===== INFORMATION

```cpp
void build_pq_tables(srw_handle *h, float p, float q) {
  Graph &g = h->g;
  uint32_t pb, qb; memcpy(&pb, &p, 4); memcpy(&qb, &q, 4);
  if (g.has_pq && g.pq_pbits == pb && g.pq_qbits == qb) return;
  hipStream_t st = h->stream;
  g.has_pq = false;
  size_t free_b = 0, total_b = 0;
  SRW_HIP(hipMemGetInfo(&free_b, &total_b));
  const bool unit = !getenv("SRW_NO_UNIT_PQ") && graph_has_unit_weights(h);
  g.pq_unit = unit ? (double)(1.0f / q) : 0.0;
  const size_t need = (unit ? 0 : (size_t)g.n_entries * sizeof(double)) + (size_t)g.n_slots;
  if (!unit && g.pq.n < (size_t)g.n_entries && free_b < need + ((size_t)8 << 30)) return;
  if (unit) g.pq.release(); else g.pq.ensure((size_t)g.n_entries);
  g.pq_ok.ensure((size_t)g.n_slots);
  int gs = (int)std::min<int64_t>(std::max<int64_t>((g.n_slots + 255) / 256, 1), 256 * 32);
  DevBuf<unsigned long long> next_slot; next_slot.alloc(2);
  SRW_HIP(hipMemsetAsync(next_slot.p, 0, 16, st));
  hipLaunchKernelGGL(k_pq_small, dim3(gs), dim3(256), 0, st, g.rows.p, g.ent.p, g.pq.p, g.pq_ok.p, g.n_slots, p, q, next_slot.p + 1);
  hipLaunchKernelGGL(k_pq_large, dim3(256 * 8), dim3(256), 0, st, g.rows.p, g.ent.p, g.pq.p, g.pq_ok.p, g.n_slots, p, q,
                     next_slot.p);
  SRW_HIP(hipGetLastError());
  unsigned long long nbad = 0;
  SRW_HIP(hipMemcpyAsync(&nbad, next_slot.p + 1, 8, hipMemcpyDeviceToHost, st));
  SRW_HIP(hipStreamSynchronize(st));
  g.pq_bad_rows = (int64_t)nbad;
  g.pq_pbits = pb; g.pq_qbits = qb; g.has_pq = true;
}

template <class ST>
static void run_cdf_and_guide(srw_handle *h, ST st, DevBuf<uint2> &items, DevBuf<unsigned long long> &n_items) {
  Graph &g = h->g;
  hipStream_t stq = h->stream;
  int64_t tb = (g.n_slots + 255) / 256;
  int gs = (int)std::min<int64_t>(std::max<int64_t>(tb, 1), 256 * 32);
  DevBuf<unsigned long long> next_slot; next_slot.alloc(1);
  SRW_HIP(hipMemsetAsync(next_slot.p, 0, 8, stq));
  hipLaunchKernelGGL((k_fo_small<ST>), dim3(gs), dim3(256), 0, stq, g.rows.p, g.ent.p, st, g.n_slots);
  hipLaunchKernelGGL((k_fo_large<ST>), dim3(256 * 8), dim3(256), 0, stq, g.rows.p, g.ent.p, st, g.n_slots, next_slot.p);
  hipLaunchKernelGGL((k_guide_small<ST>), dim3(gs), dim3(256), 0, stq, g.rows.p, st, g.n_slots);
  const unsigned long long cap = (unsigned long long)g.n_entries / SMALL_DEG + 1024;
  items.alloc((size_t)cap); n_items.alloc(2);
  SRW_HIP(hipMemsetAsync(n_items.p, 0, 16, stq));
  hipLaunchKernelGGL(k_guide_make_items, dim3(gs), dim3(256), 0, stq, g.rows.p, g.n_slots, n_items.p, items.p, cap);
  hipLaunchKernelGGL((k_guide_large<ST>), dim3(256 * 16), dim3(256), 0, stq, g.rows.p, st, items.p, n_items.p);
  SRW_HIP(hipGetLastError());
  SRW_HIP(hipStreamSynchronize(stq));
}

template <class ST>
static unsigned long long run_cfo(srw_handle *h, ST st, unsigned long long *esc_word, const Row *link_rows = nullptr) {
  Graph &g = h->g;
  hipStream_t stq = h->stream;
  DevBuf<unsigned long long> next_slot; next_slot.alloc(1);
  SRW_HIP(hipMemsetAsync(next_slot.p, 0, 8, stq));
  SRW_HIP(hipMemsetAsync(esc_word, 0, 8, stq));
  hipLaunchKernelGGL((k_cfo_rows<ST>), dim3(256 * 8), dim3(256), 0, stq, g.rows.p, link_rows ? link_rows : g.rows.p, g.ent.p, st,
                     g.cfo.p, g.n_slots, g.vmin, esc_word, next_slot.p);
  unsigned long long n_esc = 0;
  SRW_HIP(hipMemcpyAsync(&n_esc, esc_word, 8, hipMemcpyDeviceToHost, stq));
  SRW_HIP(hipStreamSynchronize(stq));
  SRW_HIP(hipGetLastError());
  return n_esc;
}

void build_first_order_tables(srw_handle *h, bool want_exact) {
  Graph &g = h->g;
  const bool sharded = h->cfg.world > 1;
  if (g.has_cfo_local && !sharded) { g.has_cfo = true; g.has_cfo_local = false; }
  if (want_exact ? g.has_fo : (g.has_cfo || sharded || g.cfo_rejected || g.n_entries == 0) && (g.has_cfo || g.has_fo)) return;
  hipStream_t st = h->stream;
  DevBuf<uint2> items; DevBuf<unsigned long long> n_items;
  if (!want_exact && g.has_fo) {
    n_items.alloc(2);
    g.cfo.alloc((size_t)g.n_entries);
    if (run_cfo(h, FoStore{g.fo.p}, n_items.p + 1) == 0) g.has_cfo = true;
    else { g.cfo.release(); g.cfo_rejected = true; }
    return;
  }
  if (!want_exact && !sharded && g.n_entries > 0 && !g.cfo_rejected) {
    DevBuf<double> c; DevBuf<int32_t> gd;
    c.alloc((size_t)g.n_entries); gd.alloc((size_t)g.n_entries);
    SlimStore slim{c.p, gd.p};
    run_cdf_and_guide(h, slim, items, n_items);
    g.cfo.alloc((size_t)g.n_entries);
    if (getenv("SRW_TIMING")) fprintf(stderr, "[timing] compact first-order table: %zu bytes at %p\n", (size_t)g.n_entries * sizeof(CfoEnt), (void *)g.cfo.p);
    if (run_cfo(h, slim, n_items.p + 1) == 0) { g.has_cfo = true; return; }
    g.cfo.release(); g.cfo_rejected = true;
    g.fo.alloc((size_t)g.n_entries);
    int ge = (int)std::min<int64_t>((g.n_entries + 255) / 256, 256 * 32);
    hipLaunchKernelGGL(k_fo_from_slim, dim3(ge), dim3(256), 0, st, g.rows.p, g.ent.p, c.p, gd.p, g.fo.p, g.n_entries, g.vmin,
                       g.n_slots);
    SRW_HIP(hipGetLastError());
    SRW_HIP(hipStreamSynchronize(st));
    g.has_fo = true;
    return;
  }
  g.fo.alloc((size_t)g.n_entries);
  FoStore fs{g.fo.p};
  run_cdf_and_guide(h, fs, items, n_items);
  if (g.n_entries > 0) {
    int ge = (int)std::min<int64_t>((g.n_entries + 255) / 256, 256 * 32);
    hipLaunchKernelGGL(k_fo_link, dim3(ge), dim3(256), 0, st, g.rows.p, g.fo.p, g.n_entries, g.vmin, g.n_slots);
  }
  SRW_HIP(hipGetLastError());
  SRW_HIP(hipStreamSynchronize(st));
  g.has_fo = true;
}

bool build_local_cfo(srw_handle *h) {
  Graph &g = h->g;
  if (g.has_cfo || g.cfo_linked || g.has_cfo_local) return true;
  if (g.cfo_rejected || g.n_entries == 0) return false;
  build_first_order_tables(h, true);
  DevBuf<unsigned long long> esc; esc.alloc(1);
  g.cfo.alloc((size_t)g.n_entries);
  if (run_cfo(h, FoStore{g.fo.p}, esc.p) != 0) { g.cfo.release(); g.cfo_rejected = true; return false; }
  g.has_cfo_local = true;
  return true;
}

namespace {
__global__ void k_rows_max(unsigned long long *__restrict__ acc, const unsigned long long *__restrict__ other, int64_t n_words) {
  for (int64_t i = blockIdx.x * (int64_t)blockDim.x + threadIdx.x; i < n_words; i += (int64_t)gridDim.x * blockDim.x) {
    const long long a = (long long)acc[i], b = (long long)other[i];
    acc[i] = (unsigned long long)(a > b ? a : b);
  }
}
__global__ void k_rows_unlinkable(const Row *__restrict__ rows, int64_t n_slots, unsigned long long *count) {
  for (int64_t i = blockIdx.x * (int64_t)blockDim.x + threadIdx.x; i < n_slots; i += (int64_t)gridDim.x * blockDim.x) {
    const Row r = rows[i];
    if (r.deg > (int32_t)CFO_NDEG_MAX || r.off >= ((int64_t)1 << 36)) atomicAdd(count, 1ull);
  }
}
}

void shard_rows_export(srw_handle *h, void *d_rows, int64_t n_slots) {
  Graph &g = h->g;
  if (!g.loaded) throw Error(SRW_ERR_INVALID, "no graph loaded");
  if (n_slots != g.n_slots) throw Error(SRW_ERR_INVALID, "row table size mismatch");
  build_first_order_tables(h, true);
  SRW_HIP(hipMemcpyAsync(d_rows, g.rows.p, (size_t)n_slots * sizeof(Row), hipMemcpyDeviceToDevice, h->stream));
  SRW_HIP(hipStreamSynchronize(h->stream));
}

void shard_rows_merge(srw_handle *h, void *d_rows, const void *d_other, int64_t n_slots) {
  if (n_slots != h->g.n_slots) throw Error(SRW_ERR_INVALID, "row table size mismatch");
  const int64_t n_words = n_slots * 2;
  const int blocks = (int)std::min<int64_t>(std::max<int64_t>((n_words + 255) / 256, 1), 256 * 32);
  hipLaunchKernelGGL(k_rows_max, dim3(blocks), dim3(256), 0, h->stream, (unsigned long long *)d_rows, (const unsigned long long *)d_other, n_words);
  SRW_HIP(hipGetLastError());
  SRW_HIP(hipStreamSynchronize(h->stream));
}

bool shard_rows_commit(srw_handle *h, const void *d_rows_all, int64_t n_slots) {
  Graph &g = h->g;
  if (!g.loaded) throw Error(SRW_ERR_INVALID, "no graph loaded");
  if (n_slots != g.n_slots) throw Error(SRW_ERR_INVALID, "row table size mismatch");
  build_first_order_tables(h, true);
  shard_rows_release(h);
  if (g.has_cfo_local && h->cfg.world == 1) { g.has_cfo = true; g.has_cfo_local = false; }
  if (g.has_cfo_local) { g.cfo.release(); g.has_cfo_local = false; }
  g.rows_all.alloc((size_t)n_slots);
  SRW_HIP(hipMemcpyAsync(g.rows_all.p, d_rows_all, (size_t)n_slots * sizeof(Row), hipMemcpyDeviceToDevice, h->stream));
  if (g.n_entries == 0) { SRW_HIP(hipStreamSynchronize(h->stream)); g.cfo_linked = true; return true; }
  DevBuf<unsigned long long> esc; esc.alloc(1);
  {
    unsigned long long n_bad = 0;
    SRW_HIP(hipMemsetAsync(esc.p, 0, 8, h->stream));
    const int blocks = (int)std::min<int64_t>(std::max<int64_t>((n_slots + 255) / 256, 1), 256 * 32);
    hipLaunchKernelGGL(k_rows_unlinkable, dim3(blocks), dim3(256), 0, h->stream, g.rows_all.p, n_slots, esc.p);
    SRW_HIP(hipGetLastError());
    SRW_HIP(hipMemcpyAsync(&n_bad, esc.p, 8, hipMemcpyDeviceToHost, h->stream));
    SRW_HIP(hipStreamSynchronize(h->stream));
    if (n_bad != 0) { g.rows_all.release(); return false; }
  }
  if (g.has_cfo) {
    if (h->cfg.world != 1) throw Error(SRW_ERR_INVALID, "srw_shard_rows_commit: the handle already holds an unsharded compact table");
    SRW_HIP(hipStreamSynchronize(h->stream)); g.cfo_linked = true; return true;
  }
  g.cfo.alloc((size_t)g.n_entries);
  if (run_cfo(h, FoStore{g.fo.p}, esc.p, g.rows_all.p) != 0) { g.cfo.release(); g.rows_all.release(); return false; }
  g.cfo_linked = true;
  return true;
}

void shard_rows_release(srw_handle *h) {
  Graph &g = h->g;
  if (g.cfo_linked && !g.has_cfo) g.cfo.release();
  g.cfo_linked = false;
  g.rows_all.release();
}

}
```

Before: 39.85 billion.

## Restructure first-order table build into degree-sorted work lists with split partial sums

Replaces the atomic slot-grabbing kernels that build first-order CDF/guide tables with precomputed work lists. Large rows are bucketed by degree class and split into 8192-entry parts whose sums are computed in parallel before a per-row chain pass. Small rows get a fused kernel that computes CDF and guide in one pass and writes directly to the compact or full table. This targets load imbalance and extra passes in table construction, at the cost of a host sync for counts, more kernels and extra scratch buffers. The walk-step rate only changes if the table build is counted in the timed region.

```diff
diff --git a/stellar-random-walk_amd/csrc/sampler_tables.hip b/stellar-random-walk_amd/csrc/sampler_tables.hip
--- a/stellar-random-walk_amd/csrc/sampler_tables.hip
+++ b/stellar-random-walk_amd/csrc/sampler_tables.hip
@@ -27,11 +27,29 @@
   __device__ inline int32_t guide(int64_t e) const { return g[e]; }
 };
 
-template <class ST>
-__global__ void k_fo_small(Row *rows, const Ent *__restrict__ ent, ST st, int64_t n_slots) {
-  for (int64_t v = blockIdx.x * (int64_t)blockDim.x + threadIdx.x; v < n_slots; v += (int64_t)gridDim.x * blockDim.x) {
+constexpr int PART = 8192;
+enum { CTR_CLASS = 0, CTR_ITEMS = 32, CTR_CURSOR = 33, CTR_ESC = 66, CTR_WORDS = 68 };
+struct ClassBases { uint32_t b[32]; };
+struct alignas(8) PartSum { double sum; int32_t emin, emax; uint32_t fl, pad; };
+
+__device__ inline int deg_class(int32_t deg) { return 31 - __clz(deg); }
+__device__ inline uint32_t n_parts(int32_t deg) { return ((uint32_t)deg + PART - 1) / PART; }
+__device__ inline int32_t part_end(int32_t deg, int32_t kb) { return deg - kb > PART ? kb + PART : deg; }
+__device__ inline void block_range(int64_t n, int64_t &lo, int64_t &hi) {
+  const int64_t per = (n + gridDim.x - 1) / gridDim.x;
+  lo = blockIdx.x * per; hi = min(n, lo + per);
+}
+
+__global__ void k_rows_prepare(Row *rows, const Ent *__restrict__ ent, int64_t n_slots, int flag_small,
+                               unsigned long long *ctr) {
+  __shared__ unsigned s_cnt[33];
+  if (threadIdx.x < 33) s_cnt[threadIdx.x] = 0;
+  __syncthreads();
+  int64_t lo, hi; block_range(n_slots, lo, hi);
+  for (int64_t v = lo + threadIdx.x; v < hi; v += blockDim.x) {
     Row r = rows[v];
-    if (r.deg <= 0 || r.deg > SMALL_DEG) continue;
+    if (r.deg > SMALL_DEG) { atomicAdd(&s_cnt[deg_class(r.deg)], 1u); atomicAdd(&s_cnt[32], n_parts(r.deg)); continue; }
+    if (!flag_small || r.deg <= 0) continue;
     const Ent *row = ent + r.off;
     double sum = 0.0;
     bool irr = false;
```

==========

TASK DIRECTIONS: Each line above that carries the string "threadIdx" has to be returned.

OUTPUT OF THE TASK:
  for (int64_t i = blockIdx.x * (int64_t)blockDim.x + threadIdx.x; i < n_words; i += (int64_t)gridDim.x * blockDim.x) {
  for (int64_t i = blockIdx.x * (int64_t)blockDim.x + threadIdx.x; i < n_slots; i += (int64_t)gridDim.x * blockDim.x) {
-  for (int64_t v = blockIdx.x * (int64_t)blockDim.x + threadIdx.x; v < n_slots; v += (int64_t)gridDim.x * blockDim.x) {
+  if (threadIdx.x < 33) s_cnt[threadIdx.x] = 0;
+  for (int64_t v = lo + threadIdx.x; v < hi; v += blockDim.x) {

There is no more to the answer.